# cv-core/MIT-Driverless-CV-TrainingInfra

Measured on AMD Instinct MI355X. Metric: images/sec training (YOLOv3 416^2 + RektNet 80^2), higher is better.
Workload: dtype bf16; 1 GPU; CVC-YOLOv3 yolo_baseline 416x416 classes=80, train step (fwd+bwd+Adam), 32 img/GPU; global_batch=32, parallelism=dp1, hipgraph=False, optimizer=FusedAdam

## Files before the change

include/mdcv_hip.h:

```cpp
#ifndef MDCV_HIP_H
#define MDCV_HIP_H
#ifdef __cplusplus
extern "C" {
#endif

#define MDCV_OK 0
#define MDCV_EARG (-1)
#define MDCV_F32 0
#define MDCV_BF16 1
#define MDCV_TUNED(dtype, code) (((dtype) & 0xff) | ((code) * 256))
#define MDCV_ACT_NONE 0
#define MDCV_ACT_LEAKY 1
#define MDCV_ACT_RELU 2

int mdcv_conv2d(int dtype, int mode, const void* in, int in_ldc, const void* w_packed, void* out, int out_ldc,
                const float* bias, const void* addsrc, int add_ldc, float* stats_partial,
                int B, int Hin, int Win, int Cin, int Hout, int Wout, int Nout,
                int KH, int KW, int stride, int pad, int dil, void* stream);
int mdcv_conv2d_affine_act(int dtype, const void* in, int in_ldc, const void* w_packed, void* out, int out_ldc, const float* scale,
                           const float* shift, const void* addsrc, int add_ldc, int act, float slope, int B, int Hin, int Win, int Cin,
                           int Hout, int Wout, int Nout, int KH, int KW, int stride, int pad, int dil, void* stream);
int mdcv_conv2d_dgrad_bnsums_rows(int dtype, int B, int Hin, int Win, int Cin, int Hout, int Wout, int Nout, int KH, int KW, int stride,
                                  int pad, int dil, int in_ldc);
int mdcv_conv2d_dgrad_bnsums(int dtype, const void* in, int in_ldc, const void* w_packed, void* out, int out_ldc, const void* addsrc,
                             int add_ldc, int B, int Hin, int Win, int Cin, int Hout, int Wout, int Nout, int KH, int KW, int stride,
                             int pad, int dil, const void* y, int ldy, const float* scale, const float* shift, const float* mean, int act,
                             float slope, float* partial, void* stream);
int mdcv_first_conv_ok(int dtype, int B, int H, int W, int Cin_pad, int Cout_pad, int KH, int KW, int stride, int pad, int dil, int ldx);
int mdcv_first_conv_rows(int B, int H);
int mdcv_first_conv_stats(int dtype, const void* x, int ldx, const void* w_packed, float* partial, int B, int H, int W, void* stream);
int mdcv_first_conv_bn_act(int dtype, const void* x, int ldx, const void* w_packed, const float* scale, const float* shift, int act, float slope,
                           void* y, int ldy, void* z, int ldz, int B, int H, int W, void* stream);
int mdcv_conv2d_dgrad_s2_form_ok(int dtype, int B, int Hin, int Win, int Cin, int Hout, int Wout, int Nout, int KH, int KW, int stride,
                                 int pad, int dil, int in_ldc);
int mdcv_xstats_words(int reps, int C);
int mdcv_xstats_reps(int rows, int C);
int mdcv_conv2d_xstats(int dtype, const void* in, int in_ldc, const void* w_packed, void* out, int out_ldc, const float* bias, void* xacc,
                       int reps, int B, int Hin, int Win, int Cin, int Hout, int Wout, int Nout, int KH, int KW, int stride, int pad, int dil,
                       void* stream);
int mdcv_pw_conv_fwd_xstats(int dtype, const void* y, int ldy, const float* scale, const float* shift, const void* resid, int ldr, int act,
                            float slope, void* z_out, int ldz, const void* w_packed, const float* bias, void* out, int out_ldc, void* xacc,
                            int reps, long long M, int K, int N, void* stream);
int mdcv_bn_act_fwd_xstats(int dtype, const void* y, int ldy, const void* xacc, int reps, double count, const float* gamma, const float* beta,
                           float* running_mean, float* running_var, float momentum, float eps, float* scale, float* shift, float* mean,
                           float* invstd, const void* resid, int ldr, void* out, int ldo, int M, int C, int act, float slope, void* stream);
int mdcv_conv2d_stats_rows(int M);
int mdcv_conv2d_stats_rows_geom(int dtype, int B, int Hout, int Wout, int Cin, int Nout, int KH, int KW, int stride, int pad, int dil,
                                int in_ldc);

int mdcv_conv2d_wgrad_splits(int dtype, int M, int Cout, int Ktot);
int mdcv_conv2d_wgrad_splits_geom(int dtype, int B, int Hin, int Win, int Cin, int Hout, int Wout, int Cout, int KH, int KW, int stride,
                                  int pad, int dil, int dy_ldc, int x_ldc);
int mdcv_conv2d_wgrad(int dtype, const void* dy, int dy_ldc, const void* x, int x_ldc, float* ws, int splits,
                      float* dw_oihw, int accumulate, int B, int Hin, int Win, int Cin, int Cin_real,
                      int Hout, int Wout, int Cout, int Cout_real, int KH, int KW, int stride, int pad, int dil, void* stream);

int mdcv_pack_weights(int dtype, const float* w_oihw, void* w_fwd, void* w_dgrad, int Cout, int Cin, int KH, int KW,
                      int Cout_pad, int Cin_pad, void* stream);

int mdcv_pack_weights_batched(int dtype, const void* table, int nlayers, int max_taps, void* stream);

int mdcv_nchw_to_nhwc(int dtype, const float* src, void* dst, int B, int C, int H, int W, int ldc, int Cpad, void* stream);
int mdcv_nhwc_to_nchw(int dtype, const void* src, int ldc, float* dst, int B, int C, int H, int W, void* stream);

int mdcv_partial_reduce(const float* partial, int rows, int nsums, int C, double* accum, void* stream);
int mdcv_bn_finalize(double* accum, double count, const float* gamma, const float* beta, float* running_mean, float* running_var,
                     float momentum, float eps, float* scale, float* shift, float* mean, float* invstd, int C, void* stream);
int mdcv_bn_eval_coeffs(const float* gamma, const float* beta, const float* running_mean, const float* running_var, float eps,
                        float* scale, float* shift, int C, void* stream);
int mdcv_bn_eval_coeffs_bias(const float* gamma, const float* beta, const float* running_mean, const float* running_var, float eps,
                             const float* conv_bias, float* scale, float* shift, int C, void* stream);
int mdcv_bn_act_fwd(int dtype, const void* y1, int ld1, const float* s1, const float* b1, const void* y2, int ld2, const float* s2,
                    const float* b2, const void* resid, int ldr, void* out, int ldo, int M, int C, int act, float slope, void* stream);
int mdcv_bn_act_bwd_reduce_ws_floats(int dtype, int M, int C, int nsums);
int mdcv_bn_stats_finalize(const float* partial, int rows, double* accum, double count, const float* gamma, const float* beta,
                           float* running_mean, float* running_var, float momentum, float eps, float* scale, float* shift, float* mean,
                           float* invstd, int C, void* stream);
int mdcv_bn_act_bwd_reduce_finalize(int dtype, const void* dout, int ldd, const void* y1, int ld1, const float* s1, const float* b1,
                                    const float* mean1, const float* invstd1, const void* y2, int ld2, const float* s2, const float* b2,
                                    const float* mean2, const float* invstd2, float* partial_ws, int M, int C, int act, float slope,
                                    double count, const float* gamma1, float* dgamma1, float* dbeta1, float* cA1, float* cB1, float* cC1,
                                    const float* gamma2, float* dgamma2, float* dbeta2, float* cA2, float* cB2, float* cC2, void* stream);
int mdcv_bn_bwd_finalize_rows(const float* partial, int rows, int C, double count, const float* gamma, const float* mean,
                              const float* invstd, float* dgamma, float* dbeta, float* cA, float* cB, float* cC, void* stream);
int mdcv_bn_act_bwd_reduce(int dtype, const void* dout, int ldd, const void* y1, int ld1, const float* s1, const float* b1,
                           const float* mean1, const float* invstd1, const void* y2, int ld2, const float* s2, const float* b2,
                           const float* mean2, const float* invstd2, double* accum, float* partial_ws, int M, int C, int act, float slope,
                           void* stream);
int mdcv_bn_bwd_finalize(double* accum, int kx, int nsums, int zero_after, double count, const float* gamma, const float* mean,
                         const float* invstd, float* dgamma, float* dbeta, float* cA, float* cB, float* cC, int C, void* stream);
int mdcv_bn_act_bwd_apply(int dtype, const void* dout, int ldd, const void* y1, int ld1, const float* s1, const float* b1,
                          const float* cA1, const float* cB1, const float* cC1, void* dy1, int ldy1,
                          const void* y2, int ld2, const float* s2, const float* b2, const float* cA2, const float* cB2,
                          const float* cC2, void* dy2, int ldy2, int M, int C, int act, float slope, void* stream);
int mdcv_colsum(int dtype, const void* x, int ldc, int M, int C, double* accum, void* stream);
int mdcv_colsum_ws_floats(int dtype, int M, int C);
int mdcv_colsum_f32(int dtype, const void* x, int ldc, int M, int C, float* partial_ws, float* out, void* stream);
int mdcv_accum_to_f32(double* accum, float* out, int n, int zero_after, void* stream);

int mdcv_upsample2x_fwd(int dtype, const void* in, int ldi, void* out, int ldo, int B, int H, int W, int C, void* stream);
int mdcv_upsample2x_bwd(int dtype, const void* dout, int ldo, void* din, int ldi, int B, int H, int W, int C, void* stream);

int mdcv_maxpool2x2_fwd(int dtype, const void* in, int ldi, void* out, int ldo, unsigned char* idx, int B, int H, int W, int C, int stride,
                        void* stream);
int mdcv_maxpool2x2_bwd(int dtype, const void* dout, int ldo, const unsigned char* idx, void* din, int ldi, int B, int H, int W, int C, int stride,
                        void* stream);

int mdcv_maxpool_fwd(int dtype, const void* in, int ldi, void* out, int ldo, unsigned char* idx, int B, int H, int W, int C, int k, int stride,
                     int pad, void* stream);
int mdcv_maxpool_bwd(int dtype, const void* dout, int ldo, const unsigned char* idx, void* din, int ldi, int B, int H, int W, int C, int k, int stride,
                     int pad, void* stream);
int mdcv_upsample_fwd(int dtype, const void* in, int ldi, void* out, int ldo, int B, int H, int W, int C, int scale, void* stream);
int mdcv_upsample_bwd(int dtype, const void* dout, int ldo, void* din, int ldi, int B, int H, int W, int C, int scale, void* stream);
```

* * *

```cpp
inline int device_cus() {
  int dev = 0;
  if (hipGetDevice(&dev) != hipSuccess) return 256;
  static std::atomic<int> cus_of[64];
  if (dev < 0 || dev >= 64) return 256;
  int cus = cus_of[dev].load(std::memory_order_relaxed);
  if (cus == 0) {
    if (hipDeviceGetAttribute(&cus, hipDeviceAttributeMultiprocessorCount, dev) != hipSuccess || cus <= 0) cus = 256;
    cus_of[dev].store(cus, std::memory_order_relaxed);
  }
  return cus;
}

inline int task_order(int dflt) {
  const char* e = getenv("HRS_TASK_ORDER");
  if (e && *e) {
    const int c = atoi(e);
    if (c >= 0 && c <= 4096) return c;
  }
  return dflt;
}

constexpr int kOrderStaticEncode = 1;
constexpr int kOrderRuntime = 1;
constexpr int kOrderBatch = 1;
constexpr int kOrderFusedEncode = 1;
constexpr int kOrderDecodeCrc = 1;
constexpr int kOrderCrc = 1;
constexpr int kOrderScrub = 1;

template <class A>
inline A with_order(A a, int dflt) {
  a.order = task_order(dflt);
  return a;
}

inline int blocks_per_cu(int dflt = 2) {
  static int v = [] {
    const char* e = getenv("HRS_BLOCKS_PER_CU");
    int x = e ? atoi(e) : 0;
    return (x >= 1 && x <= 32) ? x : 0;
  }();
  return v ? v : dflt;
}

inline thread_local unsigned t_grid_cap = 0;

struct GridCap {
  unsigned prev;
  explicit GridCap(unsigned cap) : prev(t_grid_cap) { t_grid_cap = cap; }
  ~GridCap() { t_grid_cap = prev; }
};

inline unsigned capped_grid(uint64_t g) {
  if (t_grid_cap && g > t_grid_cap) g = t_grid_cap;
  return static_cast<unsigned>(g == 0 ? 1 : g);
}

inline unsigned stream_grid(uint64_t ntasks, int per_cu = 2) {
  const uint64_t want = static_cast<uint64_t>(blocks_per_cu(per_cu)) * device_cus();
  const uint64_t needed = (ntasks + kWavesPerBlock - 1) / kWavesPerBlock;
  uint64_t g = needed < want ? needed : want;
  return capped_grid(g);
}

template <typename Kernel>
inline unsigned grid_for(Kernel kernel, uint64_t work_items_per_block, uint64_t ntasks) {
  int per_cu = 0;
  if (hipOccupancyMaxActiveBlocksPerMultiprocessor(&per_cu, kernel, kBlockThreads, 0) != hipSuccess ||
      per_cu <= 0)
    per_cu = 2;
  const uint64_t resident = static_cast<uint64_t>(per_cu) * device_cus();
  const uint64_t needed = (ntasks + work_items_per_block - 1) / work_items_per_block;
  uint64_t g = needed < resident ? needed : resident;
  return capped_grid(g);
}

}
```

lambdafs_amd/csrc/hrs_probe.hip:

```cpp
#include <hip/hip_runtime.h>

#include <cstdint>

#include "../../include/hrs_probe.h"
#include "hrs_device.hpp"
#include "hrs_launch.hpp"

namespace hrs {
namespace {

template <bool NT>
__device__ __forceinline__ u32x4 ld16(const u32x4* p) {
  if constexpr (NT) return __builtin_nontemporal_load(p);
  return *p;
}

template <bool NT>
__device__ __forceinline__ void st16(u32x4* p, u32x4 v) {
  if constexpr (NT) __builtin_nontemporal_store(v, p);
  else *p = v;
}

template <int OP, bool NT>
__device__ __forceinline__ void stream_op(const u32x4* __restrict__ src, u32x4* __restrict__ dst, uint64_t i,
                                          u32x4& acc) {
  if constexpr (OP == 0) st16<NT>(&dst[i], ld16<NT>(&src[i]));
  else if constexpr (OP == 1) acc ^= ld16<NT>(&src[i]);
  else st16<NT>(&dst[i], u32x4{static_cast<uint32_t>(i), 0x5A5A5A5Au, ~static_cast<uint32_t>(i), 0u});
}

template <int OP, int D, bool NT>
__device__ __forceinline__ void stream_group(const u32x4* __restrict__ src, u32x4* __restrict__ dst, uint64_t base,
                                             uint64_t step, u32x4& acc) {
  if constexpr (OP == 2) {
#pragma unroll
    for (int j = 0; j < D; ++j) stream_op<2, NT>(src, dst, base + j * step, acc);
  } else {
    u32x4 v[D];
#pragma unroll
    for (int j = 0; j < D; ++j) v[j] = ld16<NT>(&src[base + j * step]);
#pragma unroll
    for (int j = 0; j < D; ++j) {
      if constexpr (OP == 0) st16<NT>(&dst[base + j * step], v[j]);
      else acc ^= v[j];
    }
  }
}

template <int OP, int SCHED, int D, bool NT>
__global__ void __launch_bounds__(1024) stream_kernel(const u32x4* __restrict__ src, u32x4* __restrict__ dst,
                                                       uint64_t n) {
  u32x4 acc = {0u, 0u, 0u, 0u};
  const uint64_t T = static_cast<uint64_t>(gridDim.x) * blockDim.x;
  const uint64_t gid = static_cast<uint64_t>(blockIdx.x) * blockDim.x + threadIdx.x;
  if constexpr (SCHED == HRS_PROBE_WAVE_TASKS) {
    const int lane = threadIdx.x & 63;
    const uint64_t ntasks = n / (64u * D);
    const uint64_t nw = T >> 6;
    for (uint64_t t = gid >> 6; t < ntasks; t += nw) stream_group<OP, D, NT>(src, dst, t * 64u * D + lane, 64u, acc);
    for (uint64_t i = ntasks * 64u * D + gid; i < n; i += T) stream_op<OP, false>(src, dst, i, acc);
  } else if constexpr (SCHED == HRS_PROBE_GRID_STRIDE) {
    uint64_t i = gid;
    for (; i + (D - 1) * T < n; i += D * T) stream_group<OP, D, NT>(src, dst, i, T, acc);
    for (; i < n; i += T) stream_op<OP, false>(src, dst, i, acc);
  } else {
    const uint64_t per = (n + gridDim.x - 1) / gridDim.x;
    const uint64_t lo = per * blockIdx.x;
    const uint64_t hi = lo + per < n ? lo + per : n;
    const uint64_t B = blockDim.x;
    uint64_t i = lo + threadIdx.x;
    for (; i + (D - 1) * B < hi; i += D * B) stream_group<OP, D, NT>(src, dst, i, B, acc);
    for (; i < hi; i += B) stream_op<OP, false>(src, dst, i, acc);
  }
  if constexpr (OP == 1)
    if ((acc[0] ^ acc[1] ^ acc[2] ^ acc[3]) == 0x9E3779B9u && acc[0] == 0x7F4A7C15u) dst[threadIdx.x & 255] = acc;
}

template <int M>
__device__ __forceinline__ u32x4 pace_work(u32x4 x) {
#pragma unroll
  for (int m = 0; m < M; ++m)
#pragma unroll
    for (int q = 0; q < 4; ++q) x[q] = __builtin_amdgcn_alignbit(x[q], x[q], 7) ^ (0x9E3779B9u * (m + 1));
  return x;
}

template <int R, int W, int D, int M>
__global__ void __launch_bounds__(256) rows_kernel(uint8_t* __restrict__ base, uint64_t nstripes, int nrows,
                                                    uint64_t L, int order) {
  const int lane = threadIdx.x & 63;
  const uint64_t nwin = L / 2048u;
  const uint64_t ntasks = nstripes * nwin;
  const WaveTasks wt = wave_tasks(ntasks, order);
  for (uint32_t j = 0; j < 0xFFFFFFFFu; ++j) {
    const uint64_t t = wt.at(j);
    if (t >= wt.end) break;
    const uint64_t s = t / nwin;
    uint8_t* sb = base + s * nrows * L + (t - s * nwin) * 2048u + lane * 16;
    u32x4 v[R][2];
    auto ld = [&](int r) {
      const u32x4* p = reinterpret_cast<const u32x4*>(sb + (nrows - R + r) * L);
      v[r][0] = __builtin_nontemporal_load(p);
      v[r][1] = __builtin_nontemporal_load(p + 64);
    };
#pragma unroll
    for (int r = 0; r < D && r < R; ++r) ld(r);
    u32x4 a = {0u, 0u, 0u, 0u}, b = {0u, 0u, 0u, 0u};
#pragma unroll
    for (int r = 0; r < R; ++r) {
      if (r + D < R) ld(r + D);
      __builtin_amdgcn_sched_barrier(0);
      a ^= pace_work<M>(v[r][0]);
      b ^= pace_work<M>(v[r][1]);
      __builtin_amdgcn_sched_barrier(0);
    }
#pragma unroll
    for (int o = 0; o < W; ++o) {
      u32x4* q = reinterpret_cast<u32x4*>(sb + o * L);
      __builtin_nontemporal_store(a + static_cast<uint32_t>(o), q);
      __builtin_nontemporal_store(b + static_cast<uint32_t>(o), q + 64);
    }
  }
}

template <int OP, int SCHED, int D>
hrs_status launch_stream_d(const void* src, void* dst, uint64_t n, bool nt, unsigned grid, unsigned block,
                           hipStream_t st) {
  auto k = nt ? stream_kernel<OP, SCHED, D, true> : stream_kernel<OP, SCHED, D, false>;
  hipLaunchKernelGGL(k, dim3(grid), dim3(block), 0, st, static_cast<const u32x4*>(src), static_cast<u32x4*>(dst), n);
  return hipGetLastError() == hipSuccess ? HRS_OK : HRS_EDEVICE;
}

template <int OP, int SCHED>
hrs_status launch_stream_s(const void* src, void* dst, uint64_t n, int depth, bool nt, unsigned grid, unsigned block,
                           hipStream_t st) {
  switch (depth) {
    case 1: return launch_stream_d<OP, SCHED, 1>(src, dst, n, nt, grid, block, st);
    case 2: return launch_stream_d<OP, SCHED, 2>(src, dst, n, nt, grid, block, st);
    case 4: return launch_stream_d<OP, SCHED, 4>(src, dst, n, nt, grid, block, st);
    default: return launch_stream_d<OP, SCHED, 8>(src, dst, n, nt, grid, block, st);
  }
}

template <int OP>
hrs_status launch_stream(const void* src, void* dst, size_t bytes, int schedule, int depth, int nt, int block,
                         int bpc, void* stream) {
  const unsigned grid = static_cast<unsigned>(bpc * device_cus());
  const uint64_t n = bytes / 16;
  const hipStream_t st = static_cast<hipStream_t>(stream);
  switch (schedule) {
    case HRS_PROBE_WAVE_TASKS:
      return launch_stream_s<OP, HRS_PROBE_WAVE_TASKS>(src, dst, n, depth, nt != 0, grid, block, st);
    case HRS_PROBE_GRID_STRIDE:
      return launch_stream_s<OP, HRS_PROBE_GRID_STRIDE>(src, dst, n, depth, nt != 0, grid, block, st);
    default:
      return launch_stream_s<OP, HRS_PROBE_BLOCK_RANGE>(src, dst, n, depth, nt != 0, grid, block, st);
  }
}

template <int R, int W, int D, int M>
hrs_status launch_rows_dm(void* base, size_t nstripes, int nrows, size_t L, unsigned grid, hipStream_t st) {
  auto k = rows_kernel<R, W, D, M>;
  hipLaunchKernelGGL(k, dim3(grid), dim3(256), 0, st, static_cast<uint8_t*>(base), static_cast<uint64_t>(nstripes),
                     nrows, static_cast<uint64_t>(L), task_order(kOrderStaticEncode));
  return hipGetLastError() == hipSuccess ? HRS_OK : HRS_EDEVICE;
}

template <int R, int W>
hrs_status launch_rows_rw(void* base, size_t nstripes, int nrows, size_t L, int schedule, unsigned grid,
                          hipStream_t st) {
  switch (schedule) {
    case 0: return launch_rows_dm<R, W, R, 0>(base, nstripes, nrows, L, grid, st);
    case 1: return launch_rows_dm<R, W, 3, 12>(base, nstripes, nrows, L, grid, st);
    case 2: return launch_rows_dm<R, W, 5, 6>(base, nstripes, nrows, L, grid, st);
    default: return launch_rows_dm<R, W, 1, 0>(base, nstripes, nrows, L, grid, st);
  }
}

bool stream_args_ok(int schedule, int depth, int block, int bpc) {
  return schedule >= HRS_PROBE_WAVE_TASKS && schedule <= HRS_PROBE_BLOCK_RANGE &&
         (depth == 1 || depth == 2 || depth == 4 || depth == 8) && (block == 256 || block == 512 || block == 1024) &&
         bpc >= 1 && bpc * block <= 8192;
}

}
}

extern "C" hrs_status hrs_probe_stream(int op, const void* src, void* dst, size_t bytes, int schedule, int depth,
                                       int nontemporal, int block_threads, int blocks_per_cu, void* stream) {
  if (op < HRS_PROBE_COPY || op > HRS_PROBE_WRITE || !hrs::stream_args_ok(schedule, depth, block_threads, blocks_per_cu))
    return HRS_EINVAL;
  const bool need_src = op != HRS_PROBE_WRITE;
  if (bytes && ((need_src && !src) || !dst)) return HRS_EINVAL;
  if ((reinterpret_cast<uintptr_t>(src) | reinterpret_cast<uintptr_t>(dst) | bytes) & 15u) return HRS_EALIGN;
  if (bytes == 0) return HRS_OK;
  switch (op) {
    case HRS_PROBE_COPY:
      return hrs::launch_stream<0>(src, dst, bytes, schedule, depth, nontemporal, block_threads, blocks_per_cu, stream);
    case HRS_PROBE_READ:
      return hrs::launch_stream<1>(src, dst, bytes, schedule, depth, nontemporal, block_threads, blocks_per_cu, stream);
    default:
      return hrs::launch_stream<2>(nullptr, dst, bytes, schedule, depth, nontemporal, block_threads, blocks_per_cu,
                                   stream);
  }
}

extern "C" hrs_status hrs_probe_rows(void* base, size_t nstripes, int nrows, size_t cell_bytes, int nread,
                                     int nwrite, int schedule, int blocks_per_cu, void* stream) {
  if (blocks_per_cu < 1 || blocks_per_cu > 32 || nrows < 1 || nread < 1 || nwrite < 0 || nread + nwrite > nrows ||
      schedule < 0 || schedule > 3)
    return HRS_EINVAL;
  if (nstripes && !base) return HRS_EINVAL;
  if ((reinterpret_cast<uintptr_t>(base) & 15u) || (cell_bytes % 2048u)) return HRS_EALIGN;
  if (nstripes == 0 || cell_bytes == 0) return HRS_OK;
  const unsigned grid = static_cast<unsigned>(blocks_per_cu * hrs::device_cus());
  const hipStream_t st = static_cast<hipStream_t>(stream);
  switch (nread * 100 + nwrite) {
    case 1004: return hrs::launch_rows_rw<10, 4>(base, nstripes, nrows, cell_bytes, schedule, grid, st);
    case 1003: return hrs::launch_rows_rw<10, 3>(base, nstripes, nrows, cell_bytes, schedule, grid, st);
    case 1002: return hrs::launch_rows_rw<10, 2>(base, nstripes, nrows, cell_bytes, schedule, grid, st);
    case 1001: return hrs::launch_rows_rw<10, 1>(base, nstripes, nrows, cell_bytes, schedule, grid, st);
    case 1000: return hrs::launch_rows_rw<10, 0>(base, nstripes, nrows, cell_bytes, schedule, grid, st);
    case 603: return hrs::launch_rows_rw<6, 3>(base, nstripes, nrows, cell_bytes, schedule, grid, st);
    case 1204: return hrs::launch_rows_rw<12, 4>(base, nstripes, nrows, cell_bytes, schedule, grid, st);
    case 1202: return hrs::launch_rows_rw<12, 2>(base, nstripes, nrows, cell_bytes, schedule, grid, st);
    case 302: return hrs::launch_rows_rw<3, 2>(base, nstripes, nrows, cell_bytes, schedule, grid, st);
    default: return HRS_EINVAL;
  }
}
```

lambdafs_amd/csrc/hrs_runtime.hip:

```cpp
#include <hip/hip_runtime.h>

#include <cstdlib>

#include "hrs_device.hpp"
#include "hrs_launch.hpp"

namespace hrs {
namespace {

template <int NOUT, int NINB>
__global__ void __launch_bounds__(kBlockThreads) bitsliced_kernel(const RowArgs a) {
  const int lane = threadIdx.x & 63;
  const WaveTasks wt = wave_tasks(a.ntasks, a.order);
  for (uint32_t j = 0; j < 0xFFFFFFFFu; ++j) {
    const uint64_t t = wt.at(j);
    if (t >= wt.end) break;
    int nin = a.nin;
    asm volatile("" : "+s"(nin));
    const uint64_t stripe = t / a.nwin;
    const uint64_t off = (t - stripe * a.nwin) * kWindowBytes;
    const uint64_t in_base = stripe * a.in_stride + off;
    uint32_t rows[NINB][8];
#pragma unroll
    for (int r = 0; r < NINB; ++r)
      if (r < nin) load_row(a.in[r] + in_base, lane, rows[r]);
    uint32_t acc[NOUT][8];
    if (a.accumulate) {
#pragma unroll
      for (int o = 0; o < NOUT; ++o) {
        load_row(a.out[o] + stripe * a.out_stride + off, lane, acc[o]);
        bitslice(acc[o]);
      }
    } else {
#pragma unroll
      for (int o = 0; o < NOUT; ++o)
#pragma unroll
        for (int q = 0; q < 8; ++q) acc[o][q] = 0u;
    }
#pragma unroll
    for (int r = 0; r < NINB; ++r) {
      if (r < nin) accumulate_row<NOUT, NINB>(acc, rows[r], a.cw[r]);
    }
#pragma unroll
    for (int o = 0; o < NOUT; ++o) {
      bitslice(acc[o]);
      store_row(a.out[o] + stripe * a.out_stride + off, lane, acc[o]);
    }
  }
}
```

→ **EXERCISE OBJECTIVE**
Show all lines from the data that contain "include".

→ **EXERCISE RESPONSE**
include/mdcv_hip.h:
#include <hip/hip_runtime.h>
#include <cstdint>
#include "../../include/hrs_probe.h"
#include "hrs_device.hpp"
#include "hrs_launch.hpp"
#include <hip/hip_runtime.h>
#include <cstdlib>
#include "hrs_device.hpp"
#include "hrs_launch.hpp"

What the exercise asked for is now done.